Genome Biol Evol.: co-auth.: C.Dessimoz

Abstract

Taxonomically restricted genes (TRGs) are genes that are present only in one clade. Protein-coding TRGs may evolve de novo from previously non-coding sequences: functional ncRNA, introns or alternative reading frames of older protein-coding genes, or intergenic sequences. A major challenge in studying de novo genes is the need to avoid both false positives (non-functional open reading frames and/or functional genes that did not arise de novo) and false negatives. Here we search conservatively for high confidence TRGs as the most promising candidates for experimental studies, ensuring functionality through conservation across at least two species, and ensuring de novo status through examination of homologous non-coding sequences.

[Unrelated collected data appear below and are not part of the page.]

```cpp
static long long eval_bwd_npos(const rsp_pool3d_desc* d, int mode) {
  if (mode != 0) return (long long)d->N * d->Do * d->Ho * d->Wo;
  return (long long)d->N * rsp_cdiv(d->Di, d->sT) * rsp_cdiv(d->Hi, d->sH) * rsp_cdiv(d->Wi, d->sW);
}

size_t rsp_bn_eval_bwd_workspace(const rsp_pool3d_desc* d) {
  if (!pool_ok(d, true)) return 0;
  const long long npos = eval_bwd_npos(d, eval_bwd_mode(d));
  const long long rows = npos < EVAL_BWD_MAX_BLOCKS ? npos : EVAL_BWD_MAX_BLOCKS;
  return (size_t)rows * d->C * 2 * sizeof(float);
}

#define RSP_BN_EVAL_LAUNCH_S(V, M, grid, stream, p)                                                                       \
  do {                                                                                                                    \
    if (sums) hipLaunchKernelGGL((bn_eval_bwd_kernel<V, M, true>), grid, dim3(256), 0, stream, p);                        \
// ... 60 lines not shown
```

### rspnet_amd/csrc/conv_stem.h

```cpp
#pragma once
#include "common.h"

bool rsp_conv_desc_ok(const rsp_conv3d_desc* d);
bool rsp_stem_applicable(const rsp_conv3d_desc* d);
int rsp_stem_tiles(const rsp_conv3d_desc* d);
size_t rsp_stem_packed_elems(const rsp_conv3d_desc* d);
int rsp_stem_pack(const rsp_conv3d_desc* d, const float* w_ref, float* w_packed, hipStream_t s);
int rsp_stem_fwd(const rsp_conv3d_desc* d, const float* x, const float* w_packed, const float* bias, float* y,
                 float* stat_partials, hipStream_t s);
const char* rsp_stem_kernel_name(const rsp_conv3d_desc* d);
bool rsp_stem_pooled_applicable(const rsp_conv3d_desc* d);
int rsp_stem_pooled_fwd(const rsp_conv3d_desc* d, const float* x, const float* w_packed, const float* bias, float* y_max, float* y_min,
                        float* stat_partials, hipStream_t s);
void rsp_stem_note_packed(const void* w_packed, bool three_channels);
void rsp_stem_forget_packed(const void* w_packed);
const char* rsp_wgrad_kernel_name(const rsp_conv3d_desc* d);
double rsp_wgrad_executed_fraction(const rsp_conv3d_desc* d);
```

### rspnet_amd/csrc/conv_stem.hip

```cpp
#include "conv_stem.h"

#include <mutex>
#include <unordered_map>

namespace {

struct StemParams {
  const float* __restrict__ x;
  const float* __restrict__ w;
  const float* __restrict__ bias;
  float* __restrict__ y;
  float* __restrict__ stat;
  int N, Di, Hi, Wi, Do, Ho, Wo;
  int kT, kH, kW, sT, sH, sW, pT, pH, pW;
  int Cout, out_ld;
  int tw_shift;
  int HT, WT, WTh, WTL;
  int npix, npix_r;
  int FR;
  int ntaps, nchunks;
  int tiles_h, tiles_w, tiles;
  unsigned x_bytes, w_bytes;
  int wide;
  float* __restrict__ ymax;
// ... 395 lines not shown
      }
      s += __shfl_xor(s, 32);
      ss += __shfl_xor(ss, 32);
      if (h == 0) {
        red[(wave * 64 + col) * 2 + 0] = s;
        red[(wave * 64 + col) * 2 + 1] = ss;
      }
    }
    if (p.stat) {
      __syncthreads();
      if (t < 64 && t < p.Cout) {
        float s = 0.f, ss = 0.f;
#pragma unroll
        for (int w = 0; w < 4; ++w) {
          s += red[(w * 64 + t) * 2 + 0];
          ss += red[(w * 64 + t) * 2 + 1];
        }
        float* o = p.stat + ((long long)tile * p.Cout + t) * 2;
        o[0] = s;
        o[1] = ss;
      }
    }
    cur ^= 1;
  }
}

__global__ void stem_pack_kernel(const float* __restrict__ w, float* __restrict__ out, int Cout, int kT, int kH, int kW,
                                 int ntaps, long long total) {
  for (long long i = blockIdx.x * (long long)blockDim.x + threadIdx.x; i < total; i += (long long)gridDim.x * blockDim.x) {
    const int ci = (int)(i & 3), n = (int)((i >> 2) & 63), tap = (int)(i >> 8);
    float v = 0.f;
    if (tap < ntaps && n < Cout) {
      const int kw = tap % kW, r = tap / kW;
      const int kh = r % kH, kt = r / kH;
      v = w[((((long long)n * 4 + ci) * kT + kt) * kH + kh) * kW + kw];
    }
    out[i] = v;
  }
}

struct StemPlan {
  bool ok;
  int G, TCH, nchunks, tw_shift, HT, WT, WTh, WTL, npix, npix_r, FR, tiles_h, tiles_w;
  bool resident;
  bool wide_ok;
  long long tiles;
// ... 187 lines not shown
}

bool rsp_stem_pooled_applicable(const rsp_conv3d_desc* d) { return stem_pooled_ok(d, stem_plan(d)); }

int rsp_stem_pooled_fwd(const rsp_conv3d_desc* d, const float* x, const float* w_packed, const float* bias, float* y_max, float* y_min,
                        float* stat_partials, hipStream_t stream) {
  const StemPlan pl = stem_plan(d);
  RSP_REQUIRE(stem_pooled_ok(d, pl), "rsp_conv3d_stem_pooled_fwd: descriptor not covered (rsp_conv3d_stem_pooled_applicable)");
  RSP_REQUIRE(rsp_aligned16(x) && rsp_aligned16(w_packed) && rsp_aligned16(y_max) && rsp_aligned16(y_min),
              "rsp_conv3d_stem_pooled_fwd: input, packed weight and both outputs must be 16-byte aligned");
  StemParams p = stem_params(d, pl, x, w_packed, bias, stat_partials);
  p.ymax = y_max; p.ymin = y_min; p.pool_ld = d->Cout;
  if (stem_three_channels(w_packed)) {
    switch (pl.G) {
      case 7: return launch_stem_pooled<7, 3>(p, pl, stream);
      default: return launch_stem_pooled<5, 3>(p, pl, stream);
    }
  }
  switch (pl.G) {
    case 7: return launch_stem_pooled<7, 4>(p, pl, stream);
    default: return launch_stem_pooled<5, 4>(p, pl, stream);
  }
}
```

### rspnet_amd/engine.py

```python
from __future__ import annotations

import contextlib
import os
from dataclasses import dataclass, field
from typing import Dict, List, NamedTuple, Optional, Tuple, Union

import torch
from torch import nn

from . import ops as _ops
from .ops import ConvGeom, PoolGeom

Triple = Tuple[int, int, int]


@dataclass
class ConvBN:
    conv: nn.Module
    bn: nn.Module
    src: int
    dst: int
    k: Triple
    s: Triple = (1, 1, 1)
    p: Triple = (0, 0, 0)
# ... 143 lines not shown

class _CatConv:
    weight: torch.Tensor = None


def _adjacent_cat(ts):
    t0 = ts[0]
    if not all(t.is_contiguous() and t.shape[1:] == t0.shape[1:] and t.dtype == t0.dtype for t in ts):
        return None
    end = t0.data_ptr() + t0.numel() * t0.element_size()
    for t in ts[1:]:
        if t.data_ptr() != end or t.untyped_storage().data_ptr() != t0.untyped_storage().data_ptr():
            return None
        end += t.numel() * t.element_size()
    shape = (sum(t.shape[0] for t in ts),) + tuple(t0.shape[1:])
    stride = tuple(t0.stride())
    return torch.as_strided(t0, shape, stride, t0.storage_offset())
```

Our pipeline also avoids ascertainment biases associated with preconceptions of how de novo genes are born. We identify one TRG family that evolved de novo in the Drosophila melanogaster subgroup. This TRG family contains single copy genes in D. simulans and D. sechellia. It originated in an intron of a well-established gene, sharing that intron with another well-established gene upstream. These TRGs contain an intron that pre-dates their ORF. These genes have not been previously reported as de novo originated, and to our knowledge they are the best Drosophila candidates identified so far for experimental studies aimed at elucidating the properties of de novo genes.